▸ **What you are asked to do**
Wherever a line of the listing holds the string "prio", copy that line.
*** Task input
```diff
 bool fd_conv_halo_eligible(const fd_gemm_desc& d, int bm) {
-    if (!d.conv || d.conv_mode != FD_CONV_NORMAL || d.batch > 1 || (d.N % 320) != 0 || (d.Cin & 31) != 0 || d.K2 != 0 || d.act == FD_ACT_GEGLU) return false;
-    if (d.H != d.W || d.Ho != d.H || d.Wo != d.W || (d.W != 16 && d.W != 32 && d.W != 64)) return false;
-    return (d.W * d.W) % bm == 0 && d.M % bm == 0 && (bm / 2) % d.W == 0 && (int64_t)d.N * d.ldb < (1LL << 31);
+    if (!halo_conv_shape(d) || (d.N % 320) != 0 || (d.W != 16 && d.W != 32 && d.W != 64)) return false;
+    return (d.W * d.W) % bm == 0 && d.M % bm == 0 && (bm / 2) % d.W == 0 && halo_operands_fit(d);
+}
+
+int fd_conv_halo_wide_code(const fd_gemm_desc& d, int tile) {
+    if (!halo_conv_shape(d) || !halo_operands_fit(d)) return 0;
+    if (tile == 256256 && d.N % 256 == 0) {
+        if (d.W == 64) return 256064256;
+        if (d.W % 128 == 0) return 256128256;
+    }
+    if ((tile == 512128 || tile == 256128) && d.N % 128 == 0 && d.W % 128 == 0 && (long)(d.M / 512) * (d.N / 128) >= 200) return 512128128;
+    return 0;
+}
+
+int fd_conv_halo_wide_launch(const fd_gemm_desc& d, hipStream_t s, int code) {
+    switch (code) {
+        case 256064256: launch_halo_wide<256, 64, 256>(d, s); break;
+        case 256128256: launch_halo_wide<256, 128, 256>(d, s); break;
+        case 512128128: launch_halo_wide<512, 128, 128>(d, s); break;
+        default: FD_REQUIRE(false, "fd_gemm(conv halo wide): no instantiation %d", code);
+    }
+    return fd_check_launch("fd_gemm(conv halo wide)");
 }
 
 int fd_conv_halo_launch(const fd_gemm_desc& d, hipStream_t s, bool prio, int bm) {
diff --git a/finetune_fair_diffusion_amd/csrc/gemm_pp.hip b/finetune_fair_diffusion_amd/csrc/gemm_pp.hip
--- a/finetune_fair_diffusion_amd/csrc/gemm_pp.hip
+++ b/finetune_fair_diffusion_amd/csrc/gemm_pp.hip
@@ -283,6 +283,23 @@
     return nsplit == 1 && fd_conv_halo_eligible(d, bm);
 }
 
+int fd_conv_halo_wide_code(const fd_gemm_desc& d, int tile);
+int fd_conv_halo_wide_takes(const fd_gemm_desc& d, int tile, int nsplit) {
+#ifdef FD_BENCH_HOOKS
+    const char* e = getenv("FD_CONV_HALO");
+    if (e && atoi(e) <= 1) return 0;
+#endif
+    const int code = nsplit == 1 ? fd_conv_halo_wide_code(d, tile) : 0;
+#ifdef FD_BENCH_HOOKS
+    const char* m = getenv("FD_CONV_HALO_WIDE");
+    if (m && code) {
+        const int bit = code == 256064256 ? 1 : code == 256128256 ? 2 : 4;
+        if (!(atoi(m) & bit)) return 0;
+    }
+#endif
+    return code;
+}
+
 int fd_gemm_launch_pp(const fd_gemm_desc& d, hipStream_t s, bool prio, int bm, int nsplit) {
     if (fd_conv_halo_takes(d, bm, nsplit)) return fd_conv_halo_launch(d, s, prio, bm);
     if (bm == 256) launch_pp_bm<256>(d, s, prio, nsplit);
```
******
*** Task input
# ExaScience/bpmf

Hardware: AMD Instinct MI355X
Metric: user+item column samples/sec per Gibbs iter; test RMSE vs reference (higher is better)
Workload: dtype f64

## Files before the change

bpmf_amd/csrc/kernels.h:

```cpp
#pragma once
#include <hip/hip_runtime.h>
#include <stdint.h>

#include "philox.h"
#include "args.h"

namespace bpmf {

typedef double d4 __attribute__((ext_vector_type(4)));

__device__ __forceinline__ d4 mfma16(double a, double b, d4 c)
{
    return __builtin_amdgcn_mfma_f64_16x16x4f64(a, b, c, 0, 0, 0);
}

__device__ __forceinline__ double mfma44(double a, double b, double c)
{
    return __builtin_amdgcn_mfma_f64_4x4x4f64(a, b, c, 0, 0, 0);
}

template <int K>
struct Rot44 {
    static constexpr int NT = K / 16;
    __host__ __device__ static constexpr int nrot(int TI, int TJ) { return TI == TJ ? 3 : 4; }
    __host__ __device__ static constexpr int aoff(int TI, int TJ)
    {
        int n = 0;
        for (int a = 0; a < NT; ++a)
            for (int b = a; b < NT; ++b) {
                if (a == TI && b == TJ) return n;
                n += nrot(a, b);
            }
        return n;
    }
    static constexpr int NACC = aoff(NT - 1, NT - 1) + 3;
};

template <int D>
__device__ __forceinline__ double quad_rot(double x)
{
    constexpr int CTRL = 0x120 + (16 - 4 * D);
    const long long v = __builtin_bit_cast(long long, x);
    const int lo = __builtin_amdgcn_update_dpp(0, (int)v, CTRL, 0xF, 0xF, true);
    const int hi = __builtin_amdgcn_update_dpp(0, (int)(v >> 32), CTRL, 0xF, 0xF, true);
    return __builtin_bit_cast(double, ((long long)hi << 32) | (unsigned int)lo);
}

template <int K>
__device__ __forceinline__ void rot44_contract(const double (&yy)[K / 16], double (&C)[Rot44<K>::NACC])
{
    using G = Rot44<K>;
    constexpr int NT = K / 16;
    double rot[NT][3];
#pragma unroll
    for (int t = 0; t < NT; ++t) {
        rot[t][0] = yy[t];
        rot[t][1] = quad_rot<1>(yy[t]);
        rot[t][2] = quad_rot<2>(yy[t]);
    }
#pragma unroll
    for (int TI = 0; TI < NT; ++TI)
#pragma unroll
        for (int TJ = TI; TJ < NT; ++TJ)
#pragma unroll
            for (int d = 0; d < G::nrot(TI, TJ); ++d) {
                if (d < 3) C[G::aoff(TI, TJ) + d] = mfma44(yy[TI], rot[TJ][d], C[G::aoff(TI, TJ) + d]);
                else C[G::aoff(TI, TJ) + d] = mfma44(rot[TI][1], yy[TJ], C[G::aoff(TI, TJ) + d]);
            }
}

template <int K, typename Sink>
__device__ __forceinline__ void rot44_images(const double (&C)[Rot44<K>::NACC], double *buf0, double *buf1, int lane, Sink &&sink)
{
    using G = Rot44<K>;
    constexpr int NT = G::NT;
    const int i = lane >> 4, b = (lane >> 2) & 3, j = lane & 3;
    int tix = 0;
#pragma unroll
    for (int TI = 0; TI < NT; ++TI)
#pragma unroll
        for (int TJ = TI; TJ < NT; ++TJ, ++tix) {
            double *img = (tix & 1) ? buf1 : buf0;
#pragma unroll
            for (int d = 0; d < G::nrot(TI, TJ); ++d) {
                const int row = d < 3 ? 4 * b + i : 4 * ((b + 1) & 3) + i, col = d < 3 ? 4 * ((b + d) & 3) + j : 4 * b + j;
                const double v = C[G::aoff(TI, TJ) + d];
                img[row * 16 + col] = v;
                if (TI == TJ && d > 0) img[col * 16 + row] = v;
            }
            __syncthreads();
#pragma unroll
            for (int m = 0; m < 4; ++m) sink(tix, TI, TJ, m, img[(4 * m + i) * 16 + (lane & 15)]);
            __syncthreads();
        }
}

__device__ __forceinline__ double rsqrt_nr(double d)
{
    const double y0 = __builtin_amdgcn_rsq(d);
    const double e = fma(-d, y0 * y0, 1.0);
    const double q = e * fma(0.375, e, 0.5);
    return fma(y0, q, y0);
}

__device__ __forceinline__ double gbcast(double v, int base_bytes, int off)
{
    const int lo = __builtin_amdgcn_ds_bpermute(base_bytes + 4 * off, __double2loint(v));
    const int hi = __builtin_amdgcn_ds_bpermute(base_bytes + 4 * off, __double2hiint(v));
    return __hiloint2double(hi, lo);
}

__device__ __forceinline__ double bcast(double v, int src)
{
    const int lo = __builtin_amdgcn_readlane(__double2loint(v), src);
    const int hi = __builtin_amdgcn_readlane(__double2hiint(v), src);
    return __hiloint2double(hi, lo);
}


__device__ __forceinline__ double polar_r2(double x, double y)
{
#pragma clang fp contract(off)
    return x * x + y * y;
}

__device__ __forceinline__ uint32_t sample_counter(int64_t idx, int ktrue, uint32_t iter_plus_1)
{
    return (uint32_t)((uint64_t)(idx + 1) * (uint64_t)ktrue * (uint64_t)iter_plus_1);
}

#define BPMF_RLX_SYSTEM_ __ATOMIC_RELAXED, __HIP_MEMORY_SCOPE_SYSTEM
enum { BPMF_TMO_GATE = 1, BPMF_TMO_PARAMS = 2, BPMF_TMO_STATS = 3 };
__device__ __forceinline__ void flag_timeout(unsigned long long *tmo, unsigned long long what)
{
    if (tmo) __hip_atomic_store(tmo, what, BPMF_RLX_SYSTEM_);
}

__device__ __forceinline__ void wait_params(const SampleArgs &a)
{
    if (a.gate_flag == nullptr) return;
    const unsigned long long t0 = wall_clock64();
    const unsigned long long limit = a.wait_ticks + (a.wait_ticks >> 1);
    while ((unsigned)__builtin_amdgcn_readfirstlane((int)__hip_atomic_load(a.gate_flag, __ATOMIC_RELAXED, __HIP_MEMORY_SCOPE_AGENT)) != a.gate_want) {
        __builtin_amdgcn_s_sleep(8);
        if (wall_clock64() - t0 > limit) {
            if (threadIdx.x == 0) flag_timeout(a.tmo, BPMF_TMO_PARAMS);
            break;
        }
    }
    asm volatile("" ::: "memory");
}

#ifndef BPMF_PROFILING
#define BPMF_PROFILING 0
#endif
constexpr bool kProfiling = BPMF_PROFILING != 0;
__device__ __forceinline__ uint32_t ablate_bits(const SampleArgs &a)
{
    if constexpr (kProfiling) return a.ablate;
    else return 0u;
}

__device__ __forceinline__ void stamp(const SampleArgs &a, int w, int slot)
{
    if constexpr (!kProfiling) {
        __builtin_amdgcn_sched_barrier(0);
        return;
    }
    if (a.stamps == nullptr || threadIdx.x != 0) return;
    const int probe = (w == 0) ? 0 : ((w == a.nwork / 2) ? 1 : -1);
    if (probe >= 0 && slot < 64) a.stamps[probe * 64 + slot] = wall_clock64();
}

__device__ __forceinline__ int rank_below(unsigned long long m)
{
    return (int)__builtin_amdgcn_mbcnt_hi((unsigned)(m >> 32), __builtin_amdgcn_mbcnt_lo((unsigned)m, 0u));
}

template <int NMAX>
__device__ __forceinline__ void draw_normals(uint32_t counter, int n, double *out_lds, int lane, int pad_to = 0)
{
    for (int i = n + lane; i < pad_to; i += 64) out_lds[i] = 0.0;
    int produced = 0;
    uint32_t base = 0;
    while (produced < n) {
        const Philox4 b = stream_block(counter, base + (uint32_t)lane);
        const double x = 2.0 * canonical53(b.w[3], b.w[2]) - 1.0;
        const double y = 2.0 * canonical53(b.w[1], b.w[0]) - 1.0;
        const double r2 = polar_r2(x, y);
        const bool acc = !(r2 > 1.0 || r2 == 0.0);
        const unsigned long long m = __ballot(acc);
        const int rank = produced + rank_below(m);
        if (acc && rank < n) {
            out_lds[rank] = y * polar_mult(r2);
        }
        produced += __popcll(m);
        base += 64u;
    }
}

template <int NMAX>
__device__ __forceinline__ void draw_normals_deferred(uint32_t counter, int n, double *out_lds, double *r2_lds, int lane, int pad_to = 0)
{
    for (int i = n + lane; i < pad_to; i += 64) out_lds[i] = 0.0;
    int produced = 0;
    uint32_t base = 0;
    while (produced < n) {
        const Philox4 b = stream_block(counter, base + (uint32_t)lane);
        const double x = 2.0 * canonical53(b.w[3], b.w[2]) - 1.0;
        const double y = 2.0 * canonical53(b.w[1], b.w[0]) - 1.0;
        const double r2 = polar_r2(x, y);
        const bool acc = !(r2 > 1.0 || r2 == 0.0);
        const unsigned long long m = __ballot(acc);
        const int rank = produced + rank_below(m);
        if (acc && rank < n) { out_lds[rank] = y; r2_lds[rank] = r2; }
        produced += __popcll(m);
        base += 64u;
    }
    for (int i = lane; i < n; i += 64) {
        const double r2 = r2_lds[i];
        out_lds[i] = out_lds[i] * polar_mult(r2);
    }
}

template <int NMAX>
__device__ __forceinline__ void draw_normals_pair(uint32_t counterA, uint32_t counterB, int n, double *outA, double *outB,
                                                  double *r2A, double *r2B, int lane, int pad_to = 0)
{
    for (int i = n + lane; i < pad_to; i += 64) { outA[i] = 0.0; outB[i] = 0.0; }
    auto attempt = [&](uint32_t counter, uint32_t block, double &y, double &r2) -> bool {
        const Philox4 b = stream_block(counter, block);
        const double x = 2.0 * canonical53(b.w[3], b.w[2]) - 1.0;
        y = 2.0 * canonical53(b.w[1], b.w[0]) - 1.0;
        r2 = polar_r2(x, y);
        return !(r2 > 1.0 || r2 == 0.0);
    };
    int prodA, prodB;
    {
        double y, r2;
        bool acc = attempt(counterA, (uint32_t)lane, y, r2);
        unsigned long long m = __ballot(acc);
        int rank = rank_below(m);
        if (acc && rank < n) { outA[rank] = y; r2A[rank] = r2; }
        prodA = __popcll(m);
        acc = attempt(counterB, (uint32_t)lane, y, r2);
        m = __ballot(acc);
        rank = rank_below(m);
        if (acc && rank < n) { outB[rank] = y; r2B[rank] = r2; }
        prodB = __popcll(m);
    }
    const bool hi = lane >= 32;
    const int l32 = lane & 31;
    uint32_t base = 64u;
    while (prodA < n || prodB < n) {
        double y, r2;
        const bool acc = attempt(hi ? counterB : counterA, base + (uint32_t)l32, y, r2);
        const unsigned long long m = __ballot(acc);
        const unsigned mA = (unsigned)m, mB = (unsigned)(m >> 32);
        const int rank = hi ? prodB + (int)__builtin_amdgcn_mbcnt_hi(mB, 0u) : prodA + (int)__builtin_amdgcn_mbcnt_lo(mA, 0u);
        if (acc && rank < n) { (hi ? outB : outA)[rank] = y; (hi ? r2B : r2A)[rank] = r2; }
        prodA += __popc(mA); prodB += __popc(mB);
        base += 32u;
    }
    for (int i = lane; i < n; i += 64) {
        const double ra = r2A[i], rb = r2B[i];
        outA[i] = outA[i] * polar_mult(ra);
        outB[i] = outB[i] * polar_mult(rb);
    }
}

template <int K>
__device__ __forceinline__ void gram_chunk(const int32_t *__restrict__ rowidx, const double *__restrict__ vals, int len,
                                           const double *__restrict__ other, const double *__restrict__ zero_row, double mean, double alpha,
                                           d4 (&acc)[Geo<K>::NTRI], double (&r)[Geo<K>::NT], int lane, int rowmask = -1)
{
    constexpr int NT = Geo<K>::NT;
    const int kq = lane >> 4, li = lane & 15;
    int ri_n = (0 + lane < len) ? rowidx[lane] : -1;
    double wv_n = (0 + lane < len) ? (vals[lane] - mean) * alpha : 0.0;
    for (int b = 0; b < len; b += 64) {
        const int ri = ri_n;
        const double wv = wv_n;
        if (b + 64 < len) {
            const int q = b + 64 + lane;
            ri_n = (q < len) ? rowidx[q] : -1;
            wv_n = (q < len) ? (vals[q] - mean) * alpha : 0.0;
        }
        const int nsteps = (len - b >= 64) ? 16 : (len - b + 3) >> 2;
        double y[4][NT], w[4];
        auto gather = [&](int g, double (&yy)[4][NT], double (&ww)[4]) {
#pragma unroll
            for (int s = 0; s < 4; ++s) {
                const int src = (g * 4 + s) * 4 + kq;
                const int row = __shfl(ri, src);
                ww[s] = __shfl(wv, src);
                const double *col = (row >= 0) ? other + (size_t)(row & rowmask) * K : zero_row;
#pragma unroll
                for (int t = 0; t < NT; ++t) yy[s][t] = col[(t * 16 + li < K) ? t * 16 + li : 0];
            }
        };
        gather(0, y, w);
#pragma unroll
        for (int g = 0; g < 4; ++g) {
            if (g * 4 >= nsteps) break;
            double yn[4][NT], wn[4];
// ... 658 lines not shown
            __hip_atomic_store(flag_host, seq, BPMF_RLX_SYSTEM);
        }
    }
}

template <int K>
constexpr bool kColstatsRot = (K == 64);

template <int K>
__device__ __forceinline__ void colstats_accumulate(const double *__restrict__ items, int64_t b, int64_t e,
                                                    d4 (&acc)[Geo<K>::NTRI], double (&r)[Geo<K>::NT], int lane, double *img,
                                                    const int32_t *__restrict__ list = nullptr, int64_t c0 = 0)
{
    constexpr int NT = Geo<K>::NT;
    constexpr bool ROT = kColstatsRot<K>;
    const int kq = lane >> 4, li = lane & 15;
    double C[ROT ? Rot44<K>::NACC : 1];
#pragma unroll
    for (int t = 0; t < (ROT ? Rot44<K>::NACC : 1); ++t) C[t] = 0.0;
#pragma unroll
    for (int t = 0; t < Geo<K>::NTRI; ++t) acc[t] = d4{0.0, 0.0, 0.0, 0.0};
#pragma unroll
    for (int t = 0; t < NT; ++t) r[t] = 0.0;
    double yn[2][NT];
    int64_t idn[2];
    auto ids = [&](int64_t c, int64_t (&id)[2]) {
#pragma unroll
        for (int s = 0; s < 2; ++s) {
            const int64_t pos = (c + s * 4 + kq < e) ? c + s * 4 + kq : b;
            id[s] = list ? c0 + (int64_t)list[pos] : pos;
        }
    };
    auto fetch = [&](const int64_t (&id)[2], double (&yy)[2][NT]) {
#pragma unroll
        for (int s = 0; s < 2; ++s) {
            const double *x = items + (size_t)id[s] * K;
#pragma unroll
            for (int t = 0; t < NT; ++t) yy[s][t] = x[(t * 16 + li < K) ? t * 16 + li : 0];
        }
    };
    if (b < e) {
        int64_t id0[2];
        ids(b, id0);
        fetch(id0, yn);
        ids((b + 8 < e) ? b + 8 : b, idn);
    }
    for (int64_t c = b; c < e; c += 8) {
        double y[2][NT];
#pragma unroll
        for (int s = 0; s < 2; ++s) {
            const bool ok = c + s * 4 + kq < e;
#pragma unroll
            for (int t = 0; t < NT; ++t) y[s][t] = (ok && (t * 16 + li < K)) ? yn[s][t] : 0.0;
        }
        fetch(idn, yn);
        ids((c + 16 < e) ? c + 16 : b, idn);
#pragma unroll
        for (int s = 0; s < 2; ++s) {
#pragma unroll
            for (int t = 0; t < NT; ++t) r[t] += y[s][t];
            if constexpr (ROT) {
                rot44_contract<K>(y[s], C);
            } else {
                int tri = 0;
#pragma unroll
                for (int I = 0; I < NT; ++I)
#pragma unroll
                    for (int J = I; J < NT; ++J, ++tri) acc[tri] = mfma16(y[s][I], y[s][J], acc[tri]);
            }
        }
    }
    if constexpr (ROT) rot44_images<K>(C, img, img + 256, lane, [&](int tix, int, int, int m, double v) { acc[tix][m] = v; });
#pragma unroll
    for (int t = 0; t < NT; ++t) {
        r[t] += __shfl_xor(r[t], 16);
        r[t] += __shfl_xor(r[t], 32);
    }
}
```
******
▸ **Expected answer**
 int fd_conv_halo_launch(const fd_gemm_desc& d, hipStream_t s, bool prio, int bm) {
 int fd_gemm_launch_pp(const fd_gemm_desc& d, hipStream_t s, bool prio, int bm, int nsplit) {
     if (fd_conv_halo_takes(d, bm, nsplit)) return fd_conv_halo_launch(d, s, prio, bm);
     if (bm == 256) launch_pp_bm<256>(d, s, prio, nsplit);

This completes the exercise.